• About this task:
Quote exactly, and only, the lines of the material below from the line with "if (nlong >" through the line with "spmv_tiles<T, true, false>);".

• Records for the exercise:
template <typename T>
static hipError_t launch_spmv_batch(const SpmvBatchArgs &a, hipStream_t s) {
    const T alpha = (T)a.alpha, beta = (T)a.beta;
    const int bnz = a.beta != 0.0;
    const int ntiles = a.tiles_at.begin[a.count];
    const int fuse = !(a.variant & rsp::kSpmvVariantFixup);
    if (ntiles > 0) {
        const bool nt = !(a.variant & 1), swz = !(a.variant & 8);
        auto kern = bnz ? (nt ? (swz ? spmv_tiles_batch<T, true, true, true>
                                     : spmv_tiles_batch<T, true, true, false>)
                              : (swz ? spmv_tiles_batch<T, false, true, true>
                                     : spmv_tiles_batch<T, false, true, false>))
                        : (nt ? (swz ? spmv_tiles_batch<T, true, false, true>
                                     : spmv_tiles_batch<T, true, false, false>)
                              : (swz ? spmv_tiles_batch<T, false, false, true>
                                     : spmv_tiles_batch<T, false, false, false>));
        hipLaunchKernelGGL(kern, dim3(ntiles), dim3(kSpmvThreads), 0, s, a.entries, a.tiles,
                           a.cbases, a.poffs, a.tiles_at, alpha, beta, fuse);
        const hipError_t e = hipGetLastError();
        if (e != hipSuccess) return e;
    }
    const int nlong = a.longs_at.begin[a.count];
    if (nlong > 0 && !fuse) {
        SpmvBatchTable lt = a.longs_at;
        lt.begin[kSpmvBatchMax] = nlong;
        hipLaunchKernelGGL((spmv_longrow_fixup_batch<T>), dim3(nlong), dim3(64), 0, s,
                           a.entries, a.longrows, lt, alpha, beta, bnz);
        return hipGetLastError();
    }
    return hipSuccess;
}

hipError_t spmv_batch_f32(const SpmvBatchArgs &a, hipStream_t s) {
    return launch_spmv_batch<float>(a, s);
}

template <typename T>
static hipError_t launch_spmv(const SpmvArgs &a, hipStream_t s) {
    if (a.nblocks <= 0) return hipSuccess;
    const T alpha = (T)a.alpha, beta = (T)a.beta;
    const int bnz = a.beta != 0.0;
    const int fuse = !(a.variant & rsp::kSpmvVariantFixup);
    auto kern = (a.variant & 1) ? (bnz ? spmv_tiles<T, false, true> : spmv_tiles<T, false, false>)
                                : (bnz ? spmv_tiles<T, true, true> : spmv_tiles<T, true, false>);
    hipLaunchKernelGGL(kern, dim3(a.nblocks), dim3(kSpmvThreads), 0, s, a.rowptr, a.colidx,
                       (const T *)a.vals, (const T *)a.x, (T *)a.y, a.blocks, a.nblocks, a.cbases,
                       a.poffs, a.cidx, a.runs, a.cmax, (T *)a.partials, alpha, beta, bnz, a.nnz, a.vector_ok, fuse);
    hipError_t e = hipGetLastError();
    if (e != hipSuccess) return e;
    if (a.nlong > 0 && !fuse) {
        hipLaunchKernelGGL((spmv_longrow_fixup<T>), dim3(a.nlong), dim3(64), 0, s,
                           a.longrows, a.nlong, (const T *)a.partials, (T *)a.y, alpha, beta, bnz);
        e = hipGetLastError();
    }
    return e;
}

• Reply:
    if (nlong > 0 && !fuse) {
        SpmvBatchTable lt = a.longs_at;
        lt.begin[kSpmvBatchMax] = nlong;
        hipLaunchKernelGGL((spmv_longrow_fixup_batch<T>), dim3(nlong), dim3(64), 0, s,
                           a.entries, a.longrows, lt, alpha, beta, bnz);
        return hipGetLastError();
    }
    return hipSuccess;
}

hipError_t spmv_batch_f32(const SpmvBatchArgs &a, hipStream_t s) {
    return launch_spmv_batch<float>(a, s);
}

template <typename T>
static hipError_t launch_spmv(const SpmvArgs &a, hipStream_t s) {
    if (a.nblocks <= 0) return hipSuccess;
    const T alpha = (T)a.alpha, beta = (T)a.beta;
    const int bnz = a.beta != 0.0;
    const int fuse = !(a.variant & rsp::kSpmvVariantFixup);
    auto kern = (a.variant & 1) ? (bnz ? spmv_tiles<T, false, true> : spmv_tiles<T, false, false>)
                                : (bnz ? spmv_tiles<T, true, true> : spmv_tiles<T, true, false>);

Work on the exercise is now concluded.